Atualizado: 24 de abr. de 2021

Ensaios Etílicos de Silva dos Vales

Édipo diante da Esfinge

Estava lendo notícias sobre as atividades escolares durante a pandemia. Súbito, esse tédio esporádico e cíclico, típico da quarentena, surgiu. Eu resolvo o tédio caminhando no parque. Porém, antes de pisar na primeira esquina, gotículas de chuvisco irritaram meus cabelos. Retornei. Na vizinhança ecoavam ruídos da nova modinha viral: ‘lives’! Finalmente os jogos de futebol encontraram espetáculos para rivalizar no índex de ‘opções horríveis para gastar horas diante de uma tela’.
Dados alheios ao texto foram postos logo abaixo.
@@ -63,26 +64,42 @@
     unsigned *kdisp;
 };
 
+constexpr int PC_LIVE_MAX = 6;
+struct PcLive {
+    int on;
+    int lo, full;
+    int pre[2], nshort[2], tot[2];
+    int cnt[2][PC_LIVE_MAX];
+};
+__host__ __device__ __forceinline__ int pc_live_count(const PcLive &lv, int side, int g)
+{
+    const int k = g - (side ? lv.pre[1] : lv.pre[0]), ns = side ? lv.nshort[1] : lv.nshort[0];
+    int c = lv.full;
+#pragma unroll
+    for (int i = 0; i < PC_LIVE_MAX; ++i)
+        if (i == k && i < ns) c = side ? lv.cnt[1][i] : lv.cnt[0][i];
+    return c;
+}
 struct PcSel {
     int sel, step;
     int nxcd;
     int spread;
-    int n;
     unsigned long long rec_total;
     int dstep;
+    PcLive live;
 };
-__device__ __forceinline__ int pc_slice(const PcSel &o, int i)
+__device__ __forceinline__ int pc_spread(const PcSel &o, int n, int i)
 {
     if (o.spread > 1) {
         int r = 0, base = 0;
         for (; r < o.spread; ++r) {
-            const int cnt = (o.n - r + o.spread - 1) / o.spread;
+            const int cnt = (n - r + o.spread - 1) / o.spread;
             if (i < base + cnt) break;
             base += cnt;
         }
         i = (i - base) * o.spread + r;
     }
-    return o.sel == 1 ? i * o.step : (o.sel == 2 ? (i / (o.step - 1)) * o.step + i % (o.step - 1) + 1 : i);
+    return i;
 }
 
 template <bool VEC4, int CVC, int MODE, bool U8 = false, bool BATCH = false, int VAR = 0, bool NARROW = false>
@@ -129,10 +146,11 @@
     static_assert(PC_MCOLS >= PC_COLS + 7 && PC_OUT_A <= 57 && PC_OUT_B <= 57 && (MODE != 0 || (PC_COLS % 4) == 0), "bad producer/consumer layout");
     __shared__ __attribute__((aligned(16))) float4 ring[PC_RING][4][PC_MCOLS];
     __shared__ __attribute__((aligned(16))) float qbuf[MODE == 0 ? 2 : 1][MODE == 0 ? 4 : 1][MODE == 0 ? PC_COLS : 4];
-    const int nchunks = (Dloc + DC - 1) / DC;
     int id = blockIdx.x;
     const int npairs = ngroups * nsegs;
-    const int nitems = npairs * nchunks;
+    const PcLive &lv = dyn.live;
+    const int ltot = s1 ? lv.tot[1] : lv.tot[0];
+    const int nitems = nsegs * ltot;
     const int ipx = (nitems + dyn.nxcd - 1) / dyn.nxcd;
     const int xcd = id % dyn.nxcd, jj = id / dyn.nxcd;
     const int item = xcd * ipx + jj;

Sem caminhada e com ruídos da vizinhança, seria difícil ler e escrever. Alternativa: algum filme. Encontrei na lista de espera o ‘Coringa’ (2019, dirigido por Todd Phillips, roteiro do próprio Phillips e Scott Silver). Antes do longa-metragem sobre o psicótico vilão rival do sombrio herói Batman... fui até as bebidas. Selecionei uma garrafa de conhaque chulo. Adaptações cinematográficas das histórias em quadrinhos exigem doses fortes para neutralizar o constante risco da frustração.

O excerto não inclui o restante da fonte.